The Sponsor has not independently and statistically verified the improved performance and security of the Hedera Network.

According to Hedera, developers and enterprises can use the Hedera Network’s services (digital asset, smart contracts, file, and Hedera Consensus Service) to create applications that run on top of the network. The Hedera Network supports the potential for an exceptionally wide range of applications — from music-streaming services to pharmaceutical supply chain management to energy microgrids to multi-player online games.

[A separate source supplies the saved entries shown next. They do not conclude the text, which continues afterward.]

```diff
@@ -1209,6 +1268,8 @@
     return a->mode == IDMVTON_ATTN_SELF ? launch_attn<f16_t, IDMVTON_ATTN_SELF>(p, a->tune, st) : launch_attn<f16_t, IDMVTON_ATTN_CROSS>(p, a->tune, st);
 }
 
+extern "C" int idmvton_attn_sp_fast_groups(int nt0, int nt1, int nk0, int nk1) { return sp_fast_groups(nt0, nt1, nk0, nk1); }
+
 extern "C" int idmvton_attn_fwd(const idmvton_attn_args* a, void* stream) {
     static const int32_t none[2] = {0, 0};
     return attn_fwd_impl(a, none, nullptr, nullptr, stream);
diff --git a/idm-vton_amd/ffi.py b/idm-vton_amd/ffi.py
--- a/idm-vton_amd/ffi.py
+++ b/idm-vton_amd/ffi.py
@@ -134,7 +134,7 @@
            "idmvton_attn_f8_shared", "idmvton_attn_fwd_indexed", "idmvton_attn_f8_indexed",
            "idmvton_attn_fwd_ragged", "idmvton_attn_f8_ragged", "idmvton_kv_unpack", "idmvton_kv_stream",
            "idmvton_host_device_ptr", "idmvton_kv_fill", "idmvton_kv_place", "idmvton_guided_step", "idmvton_guided_step_work_floats",
-           "idmvton_pack_input_cond"]
+           "idmvton_pack_input_cond", "idmvton_attn_sp_fast_groups"]
 
 _lib = None
 
@@ -191,6 +191,8 @@
     L.idmvton_groupnorm_stats_doubles.restype = C.c_int
     L.idmvton_guided_step_work_floats.argtypes = [C.c_int] * 2
     L.idmvton_guided_step_work_floats.restype = C.c_int
+    L.idmvton_attn_sp_fast_groups.argtypes = [C.c_int] * 4
+    L.idmvton_attn_sp_fast_groups.restype = C.c_int
     L.idmvton_rccl_unique_id.argtypes = [vp]
     L.idmvton_rccl_comm_init.argtypes = [vp, C.c_int, C.c_int, C.POINTER(vp)]
     L.idmvton_rccl_bcast_arena.argtypes = [vp, vp, C.c_uint64, C.c_int, C.c_uint64, vp]
diff --git a/include/idmvton_hip.h b/include/idmvton_hip.h
--- a/include/idmvton_hip.h
+++ b/include/idmvton_hip.h
@@ -77,6 +77,7 @@
 int idmvton_attn_fwd_indexed(const idmvton_attn_args* a, const int32_t seg_nb[2], const int32_t* const seg_index[2], void* stream);
 int idmvton_attn_fwd_ragged(const idmvton_attn_args* a, const int32_t seg_nb[2], const int32_t* const seg_index[2],
                             const int32_t* const seg_nk[2], void* stream);
+int idmvton_attn_sp_fast_groups(int nt0, int nt1, int nk0, int nk1);
 
 typedef struct {
     int32_t out_dtype; int32_t B, heads, Nq;
```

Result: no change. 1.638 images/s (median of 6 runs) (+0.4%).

Hashgraph Distributed Consensus

The Hedera Network is built on the hashgraph distributed consensus algorithm, invented by Dr. Leemon Baird and subsequently patented by Swirlds, Inc. in 2016. Swirlds has granted to Hedera an exclusive non-transferable, perpetual right and license to using hashgraph technology for the limited and sole purpose of making the Hedera Network. The hashgraph data structure and consensus algorithm provides a novel platform for distributed consensus.

One central difference between hashgraphs and blockchains is the way that they add transactions to their respective distributed ledgers. Generally on a blockchain, blocks with records of transactions are added to the data-chain one after the other to create a history of the network’s data. If two miners create blocks simultaneously, the blockchain will momentarily fork and the network’s nodes will choose to continue adding to the longest chain, abandoning the shorter chain. The sequential order must be maintained for the network to function and to ensure the ledger consists of just one chain of blocks.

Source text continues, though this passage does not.